Kanzlerschaften über drei oder vier Wahlperioden mögen dem Bedürfnis nach Stabilität entgegenkommen, nach Kontinuität in der politischen Führung, wie sie gerade in der Corona-Pandemie zunächst jedenfalls durchaus begrüßt wurde. Doch begünstigte eben diese eine sich schon in vorhergehenden Krisensituationen abzeichnende Entwicklung, die mit einer Verlagerung von Herrschaftsmacht vom Parlament hin zur Regierung und innerhalb der Regierung von den Ressorts zum Kanzleramt zusehends zu Verwerfungen in der Tektonik der grundgesetzlichen Gewaltenteilung führt. Ein Übermaß an institutioneller und personeller Kontinuität durch überlange Amtszeiten aufgrund wiederholter Wiederwahl dürfte hierzu maßgeblich beitragen. Dann aber wäre deren Begrenzung etwa auf zwei Amtszeiten zumindest der demokratischen Kultur zuträglich. Dies könnte nicht zuletzt der Entwicklung vorbeugen, dass ein Amtsinhaber, der sich so stets erneut bestätigt sieht, letztlich von der Alternativlosigkeit seiner Entscheidungen überzeugt, zu der Gewissheit gelangt, im Großen und Ganzen stets alles richtig zu machen und sich kritischem Diskurs – vulgo Diskussionsorgien – verweigert.

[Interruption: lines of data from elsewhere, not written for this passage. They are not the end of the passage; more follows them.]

-__device__ __forceinline__ void blp_stamp_begin(const BlpArgs& a, int bx) {
-    if (a.status && bx == 0 && threadIdx.x == 0) {
+template <typename AT> __device__ __forceinline__ void blp_stamp_begin(AT* ap, int bx) { AT& a = *ap;
+    if (BLP_HAS(status) && bx == 0 && threadIdx.x == 0) {
         DevStatus* st = const_cast<DevStatus*>(a.status);
         if (st->t[2] == 0) st->t[2] = wall_clock64();
     }
 }
-__device__ __forceinline__ void blp_stamp_end(const BlpArgs& a) {
-    if (a.status && threadIdx.x == 0) atomicMax(&const_cast<DevStatus*>(a.status)->t[4], (unsigned long long)wall_clock64());
+template <typename AT> __device__ __forceinline__ void blp_stamp_end(AT* ap) { AT& a = *ap;
+    if (BLP_HAS(status) && threadIdx.x == 0) atomicMax(&const_cast<DevStatus*>(a.status)->t[4], (unsigned long long)wall_clock64());
 }
 
 __global__ __launch_bounds__(BLP_THREADS) void blp_kernel(const BlpArgs a) {
     extern __shared__ __attribute__((aligned(16))) unsigned char lds[];
     if (a.dbg && threadIdx.x == 0 && blockIdx.x < 3900) a.dbg[32 + (size_t)blockIdx.x * 16] = wall_clock64();
-    blp_stamp_begin(a, blockIdx.x);
-    blp_body(a, lds, blockIdx.x, gridDim.x);
-    blp_stamp_end(a);
+    blp_stamp_begin(&a, blockIdx.x);
+    blp_body(&a, lds, blockIdx.x, gridDim.x);
+    blp_stamp_end(&a);
     if (a.dbg && threadIdx.x == 0 && blockIdx.x < 3900) a.dbg[32 + (size_t)blockIdx.x * 16 + 15] = wall_clock64();
 }
-__global__ __launch_bounds__(BLP_THREADS) void blp_uf_kernel(const BlpArgs a_in) {
+template <typename AT> __device__ __forceinline__ void blp_uf_run(const UfHead& head) {
     extern __shared__ __attribute__((aligned(16))) unsigned char lds[];
-    const UfFetch fe = uf_prefetch(UfHead{a_in.status, a_in.nT_dev, a_in.ni_flag, a_in.uf_parent, a_in.uf_cap, a_in.uf_ovl});
-    typedef const __attribute__((address_space(4))) BlpArgs* KArgP;
-    KArgP kp = (KArgP)__builtin_amdgcn_kernarg_segment_ptr();
+    const unsigned long long t_first = wall_clock64();
+    const UfFetch fe = uf_prefetch(head);
+    AT* kp = (AT*)__builtin_amdgcn_kernarg_segment_ptr();
     asm volatile("" : "+s"(kp) : : "memory");
-    BlpArgs a;
-    __builtin_memcpy(&a, kp, sizeof(BlpArgs));
+    AT& a = *kp;
     UfPersist* ps = reinterpret_cast<UfPersist*>(lds + a.uf_lds_off);
-    if (a.status && blockIdx.x == 0 && threadIdx.x == 0) const_cast<DevStatus*>(a.status)->t[1] = wall_clock64();
-    if (a.begun && blockIdx.x == 0 && threadIdx.x == 0) __hip_atomic_store(a.begun, (unsigned long long)a.pub_scan, __ATOMIC_RELAXED, __HIP_MEMORY_SCOPE_AGENT);
+    if (BLP_HAS(status) && blockIdx.x == 0 && threadIdx.x == 0) const_cast<DevStatus*>(a.status)->t[1] = wall_clock64();
+    if (BLP_HAS(begun) && blockIdx.x == 0 && threadIdx.x == 0) __hip_atomic_store(a.begun, (unsigned long long)a.pub_scan, __ATOMIC_RELAXED, __HIP_MEMORY_SCOPE_AGENT);
     const int gx = (int)gridDim.x, pb = (int)blockIdx.x, bx = pb;
-    blp_body<true>(a, lds, bx, gx, ps, &fe);
-    if (!fe.s_over) blp_stamp_end(a);
-    if (a.blp_done) {
+    blp_body<true>(&a, lds, bx, gx, ps, &fe);
+    if (!fe.s_over) blp_stamp_end(&a);
+    if (BLP_HAS(blp_done)) {
         __syncthreads();
         if (threadIdx.x == 0) {
             __builtin_amdgcn_fence(__ATOMIC_RELEASE, "agent");
@@ -2375,7 +2397,16 @@
             atomicAdd(a.blp_done, 1ull);
         }
     }
-    if (a.dbg && threadIdx.x == 0 && bx < 3900) { a.dbg[32 + (size_t)bx * 16 + 15] = wall_clock64(); a.dbg[32 + (size_t)bx * 16 + 14] = ((unsigned long long)pb << 8) | (unsigned long long)(__builtin_amdgcn_s_getreg((3 << 11) | 20) & 7); }
+    if (a.dbg && threadIdx.x == 0 && bx < 3900) {
+        a.dbg[32 + (size_t)bx * 16 + 15] = wall_clock64();
+        a.dbg[32 + (size_t)bx * 16 + 14] = ((t_first & 0xffffffull) << 40) | ((unsigned long long)pb << 8) | (unsigned long long)(__builtin_amdgcn_s_getreg((3 << 11) | 20) & 7);
+    }
+}
+__global__ __launch_bounds__(BLP_THREADS) void blp_uf_kernel(const BlpArgs a_in) {
+    blp_uf_run<KBlpArgs>(UfHead{a_in.status, a_in.nT_dev, a_in.ni_flag, a_in.uf_parent, a_in.uf_cap, a_in.uf_ovl});
+}
+__global__ __launch_bounds__(BLP_THREADS) void blp_uf_kernel_plain(const BlpArgs a_in) {
+    blp_uf_run<KBlpArgsPlain>(UfHead{a_in.status, a_in.nT_dev, a_in.ni_flag, a_in.uf_parent, a_in.uf_cap, a_in.uf_ovl});
 }
 __global__ __launch_bounds__(BLP_THREADS) void blp_batch_kernel(const PBatch av) {
     extern __shared__ __attribute__((aligned(16))) unsigned char lds[];
@@ -2383,9 +2414,9 @@
     const int n = gridDim.y, lin = blockIdx.y * gridDim.x + blockIdx.x;
     const int sector = lin % n, bx = lin / n;
     load_args(a, static_cast<const BlpArgs*>(av.p[sector]));
-    blp_stamp_begin(a, bx);
-    blp_body(a, lds, bx, gridDim.x);
-    blp_stamp_end(a);
+    blp_stamp_begin(&a, bx);
+    blp_body(&a, lds, bx, gridDim.x);
+    blp_stamp_end(&a);
 }
 
 __global__ __launch_bounds__(BLP_THREADS) void blp_light_batch_kernel(const PBatch av) {
@@ -2393,12 +2424,12 @@
     const int n = gridDim.y, lin = blockIdx.y * gridDim.x + blockIdx.x;
     const int sector = lin % n, bx = lin / n;
     load_args(a, static_cast<const BlpArgs*>(av.p[sector]));
-    blp_stamp_begin(a, bx);
+    blp_stamp_begin(&a, bx);
     if (!(a.status && a.status->overflow)) {
-        blp_light(a, bx, gridDim.x, a.counts[1]);
-        blp_singles<false>(a, bx, gridDim.x, a.counts[2]);
-    }
-    blp_stamp_end(a);
+        blp_light(&a, bx, gridDim.x, a.counts[1]);
+        blp_singles<false>(&a, bx, gridDim.x, a.counts[2]);
+    }
+    blp_stamp_end(&a);
 }
 int launch_blp_light_batch(mht_ctx* ctx, const PBatch& av, int n_sectors, int grid_x) {
     return launch_kernel(ctx, K_BLP_LIGHT_BATCH, blp_light_batch_kernel, dim3(grid_x, n_sectors), dim3(BLP_THREADS), 0, false, av);
@@ -2408,7 +2439,7 @@
     if (a.status && a.status->overflow) return;
     const int ti = blockIdx.x;
     if (ti >= a.counts[5]) return;
-    const ClRef cr = cl_ref(a, a.team_list[ti]);
+    const ClRef cr = cl_ref(&a, a.team_list[ti]);
     int best = -1;
     unsigned long long bk = ~0ull;
     for (int d = 0; d < shard_n; ++d) {
@@ -2432,14 +2463,14 @@
     if (a.status && a.status->overflow) return;
     const int nT = *nT_dev, lane = threadIdx.x & 63;
     for (int t = blockIdx.x * (BLP_THREADS / 64) + (threadIdx.x >> 6); t < nT; t += gridDim.x * (BLP_THREADS / 64)) {
-        const TgtPre pre = load_target(a, t);
+        const TgtPre pre = load_target(&a, t);
         const int s = pre.cb + a.sel_rel[t];
         if (lane == 0) a.sel[t] = s;
-        const int va0 = sweep_prefetch(a, pre.j, pre.cb, pre.ce, lane);
-        const int key = finish_target(a, t, s, pre, lane == 0);
-        sweep_survivors(a, t, pre.j, pre.cb, pre.ce, key, va0, lane);
-    }
-    blp_stamp_end(a);
+        const int va0 = sweep_prefetch(&a, pre.j, pre.cb, pre.ce, lane);
+        const int key = finish_target(&a, t, s, pre, lane == 0);
+        sweep_survivors(&a, t, pre.j, pre.cb, pre.ce, key, va0, lane);
+    }
+    blp_stamp_end(&a);
 }
 
 int launch_blp_epilogue(mht_ctx* ctx, const BlpArgs& a, const int32_t* nT_dev, int n_targets_ub) {
@@ -2477,7 +2508,7 @@
     return Tcap <= 8192 && (((lds > pro ? lds : pro) + 15) & ~(size_t)15) + BLP_UF_PERSIST <= 158 * 1024;
 }
 
-int launch_blp(mht_ctx* ctx, const BlpArgs& a, int grid) {
+int launch_blp(mht_ctx* ctx, const BlpArgs& a, int grid, bool force_generic, int* instance) {
     BlpArgs b = a;
     const size_t lds = blp_set_tier(b, 0);
     if (lds > 158 * 1024) {
@@ -2493,8 +2524,12 @@
             set_error("blp: the union-find prologue of %d targets does not fit the launch's LDS (%zu bytes)", b.uf_cap, lds_uf);
             return MHT_E_CAPACITY;
         }
+        const bool plain = !force_generic && blp_is_plain(b);
+        if (instance) *instance = plain ? BLP_INST_UF_PLAIN : BLP_INST_UF;
+        if (plain) return launch_kernel(ctx, K_BLP_UF_PLAIN, blp_uf_kernel_plain, dim3(grid), dim3(BLP_THREADS), lds_uf, false, b);
         return launch_kernel(ctx, K_BLP_UF, blp_uf_kernel, dim3(grid), dim3(BLP_THREADS), lds_uf, false, b);
     }
+    if (instance) *instance = BLP_INST_TABLES;
     return launch_kernel(ctx, K_BLP, blp_kernel, dim3(grid), dim3(BLP_THREADS), lds, false, b);
 }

Jüngst wurde aus publizistischer Sicht gefordert, politische Korrespondenten, vor allem Hauptstadtkorrespondenten, sollten sich gelegentlich ablösen, um hier nicht auf Dauer zu starke Nähebeziehungen zwischen Politik und Medien entstehen zu lassen. Langfristige personelle Kontinuität aufseiten der Medien, das Sich-aneinander-Gewöhnen, so die Überlegung, gefährdet die Distanz zwischen Medien und Politik. Amtszeitbegrenzungen aufseiten der Politik mögen die – während der Corona-Pandemie wie schon früher in ähnlich angespannter Lage eher schwach ausgeprägte – Bereitschaft zu kritisch-distanzierter Berichterstattung nicht unmittelbar fördern. Sie dürften aber doch einen Beitrag leisten gegen jenes „Zusammenwachsen der medialen mit der politischen Klasse“ (Habermas), besonders ausgeprägt, aber keineswegs nur bei den öffentlich-rechtlichen Medien zu konstatieren, das die Wächterfunktion der Medien, ihre „schlechthin konstituierende“ Bedeutung für die Demokratie langfristig schwächen muss. •

Prof. Dr. Christoph Degenhart ist Professor für Staats- und Verfassungsrecht sowie Medienrecht an der Universität Leipzig.